WHAT IS REQUIRED:
Search the records below for the word "etiles" and show every line where it occurs.

(Stored items from a collection)

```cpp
int vk_bound_pass_shadow(vk_corpus_t *c, int64_t *format, float *nx, int64_t tile0, int64_t n, uint8_t *out) {
	if (!c || !format || !nx) return fail(VK_ERR_INVALID, "null argument");
	const vk_host::shadow_format &sf = c->shadow_format;
	const int64_t f[5] = {sf.bits, sf.steps, sf.live, sf.tile_bytes(), c->n_tiles};
	memset(format, 0, sizeof f);
	nx[0] = nx[1] = 0.0f;
	if (!c->shadow) return out ? fail(VK_ERR_STATE, "the corpus has no shadow") : VK_OK;
	memcpy(format, f, sizeof f);
	nx[0] = c->shadow_n; nx[1] = c->shadow_x;
	if (!out) return VK_OK;
	if (tile0 < 0 || n < 0 || tile0 > c->n_tiles || n > c->n_tiles - tile0) return fail(VK_ERR_INVALID, "tiles out of range");
	VK_HIP(hipSetDevice(c->device));
	VK_HIP(hipStreamSynchronize(c->stream));
	if (n > 0) VK_HIP(hipMemcpy(out, c->shadow + tile0 * sf.tile_bytes(), (size_t)n * sf.tile_bytes(), hipMemcpyDeviceToHost));
	return VK_OK;
}

int vk_batch_state(vk_corpus_t *c, int64_t *state) {
	if (!c || !state) return fail(VK_ERR_INVALID, "null argument");
	memcpy(state, c->batch_state, sizeof c->batch_state);
	return VK_OK;
}

// ... 65 lines not shown
```

### vectorian_amd/csrc/vk_device.h

```cpp
#ifndef VK_DEVICE_H
#define VK_DEVICE_H

#include <hip/hip_runtime.h>
#include <stdint.h>

#define VK_DEV_LOCAL 0
#define VK_DEV_GLOBAL 1
#define VK_DEV_SEMIGLOBAL 2

#define VK_DEV_LAYOUT_CONTEXTUAL 0
#define VK_DEV_LAYOUT_STATIC 1

#define VK_DEV_MAX_SENT_LEN 64
#define VK_DEV_MAX_LONG_LEN 512
#define VK_DEV_MAX_QUERY_LEN 16
#define VK_DEV_MAX_WIDE_QUERY_LEN 64
#define VK_DEV_BOUND_CONST_BYTES 256
#define VK_DEV_FP6_STEPS 3
#define VK_DEV_FP6_STEP_BYTES 1536
#define VK_DEV_FP6_QTILE_BYTES (VK_DEV_FP6_STEPS * VK_DEV_FP6_STEP_BYTES)
#define VK_DEV_FP6_TILE_BYTES(live6) ((VK_DEV_FP6_STEPS - 1) * VK_DEV_FP6_STEP_BYTES + 384 * (live6) + 128)

struct VkScoreParams {
	const uint8_t *tiles;
	const int32_t *tok_id;
	const float *table;
	const int32_t *sent_start;
	const int32_t *sent_end;
	int32_t n_sent;
	int32_t layout;
	int32_t nk32, tail, tile_bytes;
	int32_t prec;
	int32_t q_lds;
	int32_t bound_bits;
	int32_t bound_live;
	int32_t q_mode3;
	const int32_t *group_list;
	int32_t n_list;
	int32_t max_short_len;
	const uint8_t *qtile;
	int32_t len_t;
	int32_t locality;
	int32_t gap_mode;
	int32_t rwmd_symmetric, rwmd_normalize_bow;
// ... 4 lines not shown
	const float *ws;
	const float *wt;
	const float *wt0;
	const float *boost;
	const int8_t *pos_s;
	const int8_t *tag_s;
	const uint32_t *qid_bits;
	int32_t slices_overlap;
	int32_t qkey[VK_DEV_MAX_QUERY_LEN];
	float tw[VK_DEV_MAX_QUERY_LEN];
	int32_t tpos[VK_DEV_MAX_QUERY_LEN];
	float tw_keep;
	float tw_threshold;
	float ref_total;
	const float *mag;
	float qmass[VK_DEV_MAX_QUERY_LEN];
	float wrd_raw_total;
	float *scores;
	float *raw;
	int32_t lds_floats_per_wave;
	int32_t s_rows_per_wave;
	int32_t h_rows;
	int32_t m_rows;
};

struct VkRwmdBatchParams {
	const uint8_t *tiles;
	int64_t n_tiles;
	int32_t tile_bytes, nk, half;
	const uint8_t *qtiles;
	int32_t n_qtiles, qpt;
	int32_t dense;
	int32_t late_mask;
	const int32_t *q_len;
	const float *q_inv_len;
	const float *q_param;
	int32_t n_queries;
	int32_t n_sent;
	int32_t tiles_per_sent;
	int32_t symmetric, nbow;
	const float *boost;
	float *scores;
	const int32_t *sent_len;
	const int32_t *sent_id;
	int64_t score_stride;
	const int32_t *tok_id;
// ... 236 lines not shown
hipError_t vk_launch_i8_probe(const int8_t *q, const int8_t *x, int32_t *out, hipStream_t stream);
hipError_t vk_launch_fp6_bound_probe(const uint8_t *qtile6, const uint8_t *tile6, int32_t live6, float *out, hipStream_t stream);
hipError_t vk_launch_select_ge_key(const float *scores, int64_t n, const uint64_t *theta_key, float floor_excl, uint64_t *keys_out,
	uint32_t *counter, uint32_t cap, hipStream_t stream);
hipError_t vk_launch_rekey(const uint64_t *keys, int32_t n, const float *scores, float floor_excl, uint64_t *out, hipStream_t stream);
hipError_t vk_launch_topk_unsorted(const uint64_t *in, int32_t n, int32_t k, uint64_t *out, hipStream_t stream);
hipError_t vk_launch_key_groups(const uint64_t *keys, int32_t n, int32_t *groups, hipStream_t stream);
hipError_t vk_launch_pack(const void *in, int32_t dtype_bf16, int64_t n_rows, int32_t d, int32_t d_pad, int64_t row0,
	uint8_t *tiles, float *mag_out, int32_t normalize, int32_t prec, hipStream_t stream);
size_t vk_score32_lds_bytes(int32_t nk32, int32_t tail, int32_t max_pair_tiles, int32_t len_t, int32_t gap_mode, int32_t waves);
int32_t vk_score32_waves(int32_t nk32, int32_t tail, int32_t max_pair_tiles, int32_t len_t, int32_t gap_mode);
hipError_t vk_launch_score32(const VkWideParams *p, int32_t max_pair_tiles, hipStream_t stream);
hipError_t vk_launch_filter_scan(const int8_t *pos, const int8_t *tag, uint64_t pos_mask, uint64_t tag_mask, int64_t n,
	int32_t *keep, int32_t *new_index, void *temp, size_t *temp_bytes, hipStream_t stream);
hipError_t vk_launch_filter_maps(const int32_t *keep, const int32_t *new_index, int64_t n, int32_t *src_of,
	const int32_t *start, const int32_t *end, int64_t n_entries, int32_t *out_start, int32_t *out_end, hipStream_t stream);
hipError_t vk_launch_filter_rows(const uint8_t *src, uint8_t *dst, const int32_t *src_of, int64_t n_kept, int32_t tile_bytes,
	hipStream_t stream);
hipError_t vk_launch_filter_gather(const void *src, void *dst, int32_t elem_bytes, const int32_t *src_of, int64_t n_kept,
	hipStream_t stream);
hipError_t vk_launch_table(const uint8_t *etiles, const uint8_t *qtile, int32_t n_tiles, int32_t nk32, int32_t tail,
	int32_t tile_bytes, float *table, const int32_t *q_ids, int32_t len_t, int32_t V, int32_t prec, hipStream_t stream);
hipError_t vk_launch_score(const VkScoreParams *p, int32_t grid, size_t smem_bytes, hipStream_t stream);
hipError_t vk_launch_span(const VkScoreParams *p, hipStream_t stream);
hipError_t vk_launch_score_batch(const VkScoreBatchParams *p, int32_t lt, size_t smem, hipStream_t stream);
hipError_t vk_launch_topk_scores(const float *scores, int64_t n, float min_score, int32_t k, uint64_t *out,
	int32_t *n_blocks_out, hipStream_t stream);
hipError_t vk_launch_topk_keys(const uint64_t *in, int64_t n, int32_t k, uint64_t *out, int32_t *n_blocks_out,
	hipStream_t stream);
hipError_t vk_launch_topk_wave(const float *scores, const uint64_t *keys_in, int64_t n, float min_score, int32_t k,
	int64_t per_wave, uint64_t *out, int64_t *n_waves_out, hipStream_t stream);
hipError_t vk_launch_flow(const VkFlowParams *p, int32_t k, hipStream_t stream);
hipError_t vk_launch_sort_all(const float *scores, int64_t n, float min_score, uint64_t *keys_a, uint64_t *keys_b, void *temp, size_t *temp_bytes,
	uint64_t **sorted_out, hipStream_t stream);
hipError_t vk_launch_rwmd_batch(const VkRwmdBatchParams *p, hipStream_t stream);
hipError_t vk_launch_rwmd_batch32(const VkRwmdBatchParams *p, hipStream_t stream);
hipError_t vk_launch_batch_pack(const uint8_t *src_tiles, uint8_t *dst_tiles, const int32_t *ids, const int32_t *sent_start, const int32_t *sent_end,
	int64_t n, int32_t tps, int32_t tile_bytes, hipStream_t stream);
int vk_rwmd_batch_supported(int32_t nk, int32_t half);
hipError_t vk_launch_table_batch(const uint8_t *etiles, int64_t n_vtiles, int32_t tile_bytes, int32_t nk16, const uint8_t *qtiles, int32_t n_qtiles,
	uint16_t *table, hipStream_t stream);
hipError_t vk_launch_table_batch_fix(uint16_t *table, const int64_t *offsets, int32_t n, hipStream_t stream);
hipError_t vk_launch_rwmd_static32(const VkRwmdBatchParams *p, int32_t w64, hipStream_t stream);
hipError_t vk_launch_topk_wave_batch(const float *scores, const uint64_t *keys_in, int64_t n, float min_score, int32_t k,
	int64_t per_wave, int32_t n_queries, int64_t in_stride, int64_t out_stride, uint64_t *out, int64_t *n_waves_out, hipStream_t stream);
hipError_t vk_launch_wrd_exact(const VkWrdParams *p, int32_t n_cand, float *scores_to_mark, hipStream_t stream);
// ... 13 lines not shown
```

TASK SOLUTION:
hipError_t vk_launch_table(const uint8_t *etiles, const uint8_t *qtile, int32_t n_tiles, int32_t nk32, int32_t tail,
hipError_t vk_launch_table_batch(const uint8_t *etiles, int64_t n_vtiles, int32_t tile_bytes, int32_t nk16, const uint8_t *qtiles, int32_t n_qtiles,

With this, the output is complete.